I suffer PTSD from the trauma of numerous agonising waits in A&E for pain relief, both to be administered & for it to work. I can remember, all too easily, on the trolley in A&E, in tremendous pain, I could see the medicine I needed, but it was under lock and key. On one of the many occasions I remember my husband urgently asking a senior member of staff from somewhere in the hospital to come into A&E &, I quote , ‘you hear that lady screaming, that is my wife, she needs pain relief please’ . I felt sorry for those on my ward & their visitors, on one particularly nasty day when I was moaning, crying & yelling at visiting time. My poor allocated nurse was in tears going round the hospital trying to find the doctor to come & give me an intramuscular morphine dose. I have 2 children so I do know what childbirth is like, at least in labour you know there is an end in sight & that you are being given as much pain relief as possible.
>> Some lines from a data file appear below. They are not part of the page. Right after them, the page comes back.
int run_device(const void* sY, const void* sU, const void* sV, void* dY, void* dU, void* dV, unsigned width,
               unsigned frame_y, unsigned frame_h, unsigned part_y, unsigned part_h, unsigned stride, unsigned cstride,
               unsigned nframes, uint64_t ypitch, uint64_t cpitch, hipStream_t stream, DstGeom dg = DstGeom(),
               const vfgs::FrameTable* list = nullptr,
               const uint32_t* seeds = nullptr)
{
	State& s = S();
	if (list && nframes > (unsigned)vfgs::kListFrames) return fail(19, "internal: a listed launch holds at most %d frames", vfgs::kListFrames);
	if (int e = ensure_init(-1)) return e;
	if (int e = check_geometry(s, sY, sU, sV, width, stride, cstride)) return e;
	if (!dg.out8)
	{
		if (int e = check_geometry(s, dY, dU, dV, width, stride, cstride)) return e;
	}
	else
	{
		const unsigned nb = (width + 15) / 16;
		if (s.bs == 0) return fail(16, "8-bit output needs a 10- or 12-bit path (vfgs_set_depth(10) or (12))");
		if (dg.stride < nb * 16 || dg.cstride < nb * 16 / s.csubx) return fail(6, "destination stride too small");
		if ((((uintptr_t)dY | (uintptr_t)dU | (uintptr_t)dV) & 15) || dg.stride % 16 || dg.cstride % 16 || (dg.ypitch | dg.cpitch) % 16)
			return fail(8, "destination planes, pitches and frame pitches must be multiples of 16 bytes");
	}
	if (seeds && (frame_y != 0 || !list)) return fail(19, "internal: seeds belong to lists of frames that begin at line 0");
	if (part_h == 0 && seeds && nframes) load_seed(s, seeds[nframes - 1]);
	if (part_h == 0 || nframes == 0) return 0;
	if (int e = check_luts(s)) return e;

	const unsigned nblk = (width + 15) / 16;
	const unsigned sz = s.bs ? 2 : 1;
	const uint64_t crows = (uint64_t)(part_y + part_h - 1) / s.csuby - part_y / s.csuby + 1;
	const uint64_t yext = (uint64_t)part_h * stride * sz, cext = crows * cstride * sz;
	if (yext >= 0x80000000ull || cext >= 0x80000000ull)
		return fail(15, "a plane stripe of %llu bytes exceeds the 2 GiB buffer window", (unsigned long long)yext);
	KernelArgs a{};
	a.src[0] = (const uint8_t*)sY; a.src[1] = (const uint8_t*)sU; a.src[2] = (const uint8_t*)sV;
	a.dst[0] = (uint8_t*)dY; a.dst[1] = (uint8_t*)dU; a.dst[2] = (uint8_t*)dV;
	a.y0 = (int)part_y;
	a.nblk = (int)nblk;
	const int nbr_stripe = (int)(((part_y + part_h - 1) >> 4) - (part_y >> 4) + 1);
	a.nbrows = nbr_stripe;
	a.nframes = (int)nframes;
	a.listed = list ? 1 : 0;
	a.lo2[0] = (uint32_t)(s.ymin << s.bs) * 0x10001u; a.hi2[0] = (uint32_t)(s.ymax << s.bs) * 0x10001u;
	a.lo2[1] = (uint32_t)(s.cmin << s.bs) * 0x10001u; a.hi2[1] = (uint32_t)(s.cmax << s.bs) * 0x10001u;
	a.pk_shift = s.scale_shift;
	const unsigned nparts = (nblk + vfgs::kTileBlocks - 1) / vfgs::kTileBlocks;
	int rw_shrink = 0;
	bool form_one_y = false, form_one_c = false;
	digest_pluts(s);
	const bool wide = nparts > 1;
	if (image_is_current(s, wide)) { form_one_y = s.img_one_y; form_one_c = s.img_one_c; }
	else if (s.plut_bad_c < 0) image_form(s, wide, &form_one_y, &form_one_c);
	const bool mix = mix_active();
	if (mix && s.bs == 4)
		return fail(38, "a chroma mix is active and the depth is 12: the kernels of the mix exist at 8 and 10 bit");
	if (mix && !(form_one_y && form_one_c))
		return fail(38, "a chroma mix is active and the programmed model needs a general-form pattern bank (%s rows): not supported", wide ? "wide" : "ordinary");
	if (mix && &s != &g_states[0])
		return fail(38, "a chroma mix is active: not supported on the devices of vfgs_hip_init_devices");
	for (int pass = 0; pass < 3; pass++)
	{
		long waves = 0;
		for (int pt = 0; pt < 2; pt++)
		{
			vfgs::PlaneDesc& d = a.pd[pt];
			const unsigned subx = pt ? s.csubx : 1, suby = pt ? s.csuby : 1;
			const unsigned bw = 16 / subx, rpb = 16 / suby;
			d.pitch = (pt ? cstride : stride) * sz;
			d.dpitch = dg.out8 ? (pt ? dg.cstride : dg.stride) : d.pitch;
			d.fpitch = pt ? cpitch : ypitch;
			d.dfpitch = dg.out8 ? (pt ? dg.cpitch : dg.ypitch) : d.fpitch;
			d.rowbytes = nblk * bw * sz;
			d.drowbytes = dg.out8 ? nblk * bw : d.rowbytes;
			d.nrows = pt ? (int)((part_y + part_h + suby - 1) / suby) - (int)((part_y + suby - 1) / suby) : (int)part_h;
			auto lg = [](int v) { int l = 0; while ((1 << l) < v) l++; return l; };
			const int units = (int)((d.rowbytes + 15) / 16);
			d.rw_segs = (units + 1 + vfgs::kMaxUnits - 1) / vfgs::kMaxUnits;
			int rpw = 1;
			const size_t wg_bytes = (pt == 0 && s.bs == 0 && !form_one_y) ? VFGS_RW_WG_BYTES / 2 : VFGS_RW_WG_BYTES;
			while (vfgs::kWavesPerWG * rpw * 2 <= (int)rpb && (size_t)vfgs::kWavesPerWG * rpw * d.rowbytes < wg_bytes) rpw *= 2;
			for (int i = 0; i < rw_shrink && rpw > 1; i++) rpw /= 2;
			if (nparts > 1) rpw = 1;
			d.rw_rpw = rpw;
			d.rw_splits = std::max<int>(1, (int)rpb / (vfgs::kWavesPerWG * rpw));
			d.rw_lsplits = lg(d.rw_splits);
			d.wgs = d.nrows > 0 ? nbr_stripe * d.rw_splits : 0;
			waves += (long)(pt ? 2 : 1) * d.wgs * vfgs::kWavesPerWG * nframes;
		}
		const long slots = (long)s.cu_count * 16;
		if (pass < 2 && waves * 100 < VFGS_RW_MIN_FILL_PCT * slots && (a.pd[0].rw_rpw > 1 || a.pd[1].rw_rpw > 1)) { rw_shrink++; continue; }
		break;
	}

	uint64_t first_cur = 0, first_up = 0, second_cur = 0, lo = ~0ull, hi = 0;
	if (seeds)
	{
		const uint64_t b = part_y >> 4;
		first_cur = b * nblk;
		first_up = b ? (b - 1) * nblk : 0;
	}
	auto seeded_done = [&] {
		load_seed(s, seeds[nframes - 1]);
		advance_seeds(s, 0, frame_h, nblk, 0);
	};
	for (unsigned f = 0; f < nframes && f < 2 && !seeds; f++)
	{
		StripePlan p = advance_seeds(s, frame_y, frame_h, nblk, part_y);
		if (f == 0) { first_cur = p.cur0; first_up = p.up0; }
		if (f == 1) second_cur = p.cur0;
		lo = std::min(lo, std::min(p.cur0, p.up0));
		hi = std::max(hi, p.cur0 + (uint64_t)nbr_stripe * nblk);
		hi = std::max(hi, p.up0 + nblk);
	}
	if (nframes > 2 && !seeds)
	{
		if (frame_y != 0) return fail(10, "internal: a batch of stripes that do not begin at line 0");
		const uint64_t step = second_cur - first_cur, more = (uint64_t)(nframes - 2) * step;
		s.rnd += more; s.rnd_up += more; s.line_rnd += more; s.line_rnd_up += more;
		hi = std::max(hi, second_cur + more + (uint64_t)nbr_stripe * nblk);
	}
	if (int e = upload_tables(s, stream, wide)) return e;
	HIP_TRY(s.tables_ring.use(stream));
	a.tables = (const uint8_t*)s.tables_ring.current();
	const uint64_t frame_step = nframes > 1 ? second_cur - first_cur : 0;
	const uint64_t seg_bits = 32 + (uint64_t)nblk + (uint64_t)nbr_stripe * nblk + 64;
	const unsigned seg_words = (unsigned)((seg_bits + 31) / 32) + 1;
	static const bool jump_on = [] { const char* e = getenv("VFGS_HIP_STRIPE_JUMP"); return !(e && e[0] == '0'); }();
	const bool stripes = !seeds && jump_on && nframes >= 2 && first_cur >= (uint64_t)nblk + 32 && first_up + nblk + 32 >= first_cur &&
	                     (uint64_t)seg_words * 32 * 4 <= frame_step * 3;
	s.stripe_stream_last = stripes;
	s.seeded_stream_last = seeds != nullptr;
	if (seeds)
	{
		const uint64_t seg0 = first_up;
		SeededStream::Image img{};
		HIP_TRY(s.seeded.upload(seeds, nframes, seg0, seg_words, stream, &img));
		a.stream = img.dev;
		a.stream_bytes = img.words * 4;
		a.cur_bit0 = (uint32_t)(first_cur - seg0);
		a.up_bit0 = 0;
		a.frame_bit_step = seg_words * 32;
	}
	else if (stripes)
	{
		const uint64_t seg0 = first_cur - nblk - 32;
		StripeStream::Image img{};
		HIP_TRY(s.stripes.ensure(s.lfsr, seg0, frame_step, nframes, seg_words, stream, &img));
		a.stream = img.dev;
		a.stream_bytes = img.words * 4;
		a.cur_bit0 = (uint32_t)(first_cur - seg0);
		a.up_bit0 = (uint32_t)(std::max(first_up, seg0) - seg0);
		a.frame_bit_step = seg_words * 32;
	}
	else
	{
		if (int e = upload_stream(s, lo, hi, stream)) return e;
		HIP_TRY(s.lfsr.use(stream));
		a.stream = s.lfsr.dev();
		a.stream_bytes = (uint32_t)(s.lfsr.dev_words() * 4);
		a.cur_bit0 = (uint32_t)(first_cur - s.lfsr.base_bit());
		a.up_bit0 = (uint32_t)(first_up - s.lfsr.base_bit());
		a.frame_bit_step = (uint32_t)frame_step;
	}

	const long per_frame = (long)a.pd[0].wgs + 2L * a.pd[1].wgs;
	if (per_frame > 0x3fffffffL || nframes > 65535) return fail(14, "launch too large");
	if (per_frame == 0) { if (seeds) seeded_done(); return 0; }
	bool persist = false;
	long grid = per_frame;
	if (VFGS_PERSIST_MIN_TASKS > 0 && s.bs != 0 && !wide && !s.img_one_y && a.pd[0].wgs > 0 &&
	    (size_t)vfgs::kWavesPerWG * a.pd[0].rw_rpw * a.pd[0].rowbytes <= ((size_t)VFGS_PERSIST_MAX_WG_KB << 10))
	{
		const long tasks = (long)a.pd[0].wgs * nframes, slots = (long)s.cu_count * 4;
		const long k = (tasks + slots - 1) / slots;
		if (k >= VFGS_PERSIST_MIN_TASKS)
		{
			const long P = (tasks + k - 1) / k;
			persist = true;
			a.persist_wgs = (int)P;
			a.persist_step_f = (int)(P / a.pd[0].wgs);
			a.persist_step_r = (int)(P % a.pd[0].wgs);
			grid = P + 2L * a.pd[1].wgs * nframes;
			if (grid > 0x7fffffffL) return fail(14, "launch too large");
		}
	}
#ifdef VFGS_NO_FRONTS
	a.lfronts = 0;
#else
	const bool in_region = g_states[0].ov.active && (stream == g_states[0].ov.s[0] || stream == g_states[0].ov.s[1]);
	a.lfronts = (!persist && nframes >= 2 && !in_region && 2 * (yext + 2 * cext) >= (64u << 20)) ? 1 : 0;
#endif
	if (mix)
	{
		if (!(s.img_one_y && s.img_one_c) || persist) return fail(19, "internal: the table image is not the form the chroma mix was admitted for");
		a.mix_kernel = 1;
		a.mix_lw = (int)width;
		for (int c = 0; c < 2; c++)
		{
			a.mix[c][0] = g_mix[c][0]; a.mix[c][1] = g_mix[c][1];
			a.mix[c][2] = g_mix[c][2] * (1 << s.bs);
			a.mix[c][3] = g_mix[c][3];
		}
		const uint64_t dext = dg.out8 ? (uint64_t)part_h * dg.stride : yext, dfp = dg.out8 ? dg.ypitch : ypitch;
		auto meet = [](uintptr_t p, uint64_t pn, uintptr_t q, uint64_t qn) { return p < q + qn && q < p + pn; };
		bool shared = false;
		if (!list)
			shared = meet((uintptr_t)sY, (uint64_t)(nframes - 1) * ypitch + yext, (uintptr_t)dY, (uint64_t)(nframes - 1) * dfp + dext);
		else
			for (unsigned i = 0; i < nframes && !shared; i++)
				for (unsigned j = 0; j < nframes && !shared; j++)
					shared = meet((uintptr_t)list->src[0][i], yext, (uintptr_t)list->dst[0][j], dext);
		if (shared)
		{
			a.mix_planes = 1;
			HIP_TRY(vfgs::launch_grain(a, list, 8 + s.bs, s.csubx, s.csuby, dg.out8, true, true, wide, false, (int)grid, stream));
			a.mix_planes = 2;
		}
	}
	HIP_TRY(vfgs::launch_grain(a, list, 8 + s.bs, s.csubx, s.csuby, dg.out8, s.img_one_y, s.img_one_c, wide, persist, (int)grid, stream));
	if (seeds) seeded_done();
	if (stripes && s.stripes.prepare_next(s.lfsr) != hipSuccess) (void)hipGetLastError();
	if (&s == &g_states[0])
	{
		vfgs_hip_launch_info& li = g_last_launch;
		const unsigned long long n = li.launches + 1;
		li = vfgs_hip_launch_info{};
		li.launches = n;
		li.depth = 8 + s.bs; li.csubx = s.csubx; li.csuby = s.csuby;
		li.out8 = dg.out8; li.one_y = s.img_one_y; li.one_c = s.img_one_c;
		li.in_place = (sY == dY && sU == dU && sV == dV);
		li.listed = a.listed;
		li.internal = g_internal_launch ? 1 : 0;
		li.nframes = (int)nframes;
		li.workgroups_per_frame = (int)per_frame;
		li.frames_per_front = 1 << a.lfronts;
		for (int pt = 0; pt < 2; pt++)
		{
			li.rows_per_wave[pt] = a.pd[pt].rw_rpw;
			li.positions_per_row[pt] = a.pd[pt].rw_segs;
		}
		li.parts_per_row = (int)nparts;
		li.persistent_luma_workgroups = persist ? a.persist_wgs : 0;
		li.waves_per_workgroup = vfgs::kWavesPerWG;
		const vfgs::ImageLayout L = vfgs::layout_of(s.csubx, s.csuby, s.img_one_y, s.img_one_c, s.bs == 0);
		li.lds_bytes_per_workgroup = vfgs::lds_allocation(s.bs != 0, s.img_one_y, s.img_one_c, wide, L.lds_bytes + vfgs::kParamBytes);
		vfgs::describe_launch(li.kernel, sizeof li.kernel, 8 + s.bs, s.csubx, s.csuby, dg.out8, s.img_one_y, s.img_one_c, wide, persist);
		if (mix)
		{
			li.lds_bytes_per_workgroup = vfgs::mix_lds_allocation(L.lds_bytes + vfgs::kParamBytes);
			snprintf(li.kernel, sizeof li.kernel, "grain_mix_kernel<%d,%d,%d,%s,%s>", 8 + s.bs, s.csubx, s.csuby, dg.out8 ? "true" : "false", wide ? "true" : "false");
			if (a.mix_planes) li.launches++;
		}
		g_last_launch_valid = true;
	}
	return 0;
}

In my circumstances, with pancreatic pain, a very similar pain, I wasn’t. Unfortunately a lot of my anxiety/depression etc stems from hospital failings, something I really don’t like to say as my husband works in the nhs so I know how tight their finances are & how hard they work. I have lobbied my MP twice on how much the nhs is stretched. It always seemed to be at the weekend that I’d be admitted, when they were short staffed.

Eventually they decided to equip me with sufficient meds to manage my flares,  as best as possible, at home. Now I have litres of morphine available & I’m allowed to ‘hit it’ with a massive dose when a flare kicks off, unless I’m being so sick I need fluids & an IV.  Sadly, once I’d begun to improve from this especially nasty time, I’d lost so much weight (about 25 kg) that when I went for some fresh air in the garden, I was so weak I fell over & broke my jaw in 3 places. I now have a metal plate & numerous screws in my jaw. On top of all this, I have epilepsy & I’m anaphylactic to all cox-1 inhibitors, aka ibuprofen/aspirin/voltarol & diclofenac, which having osteoarthritis & osteoporosis is hard to manage without.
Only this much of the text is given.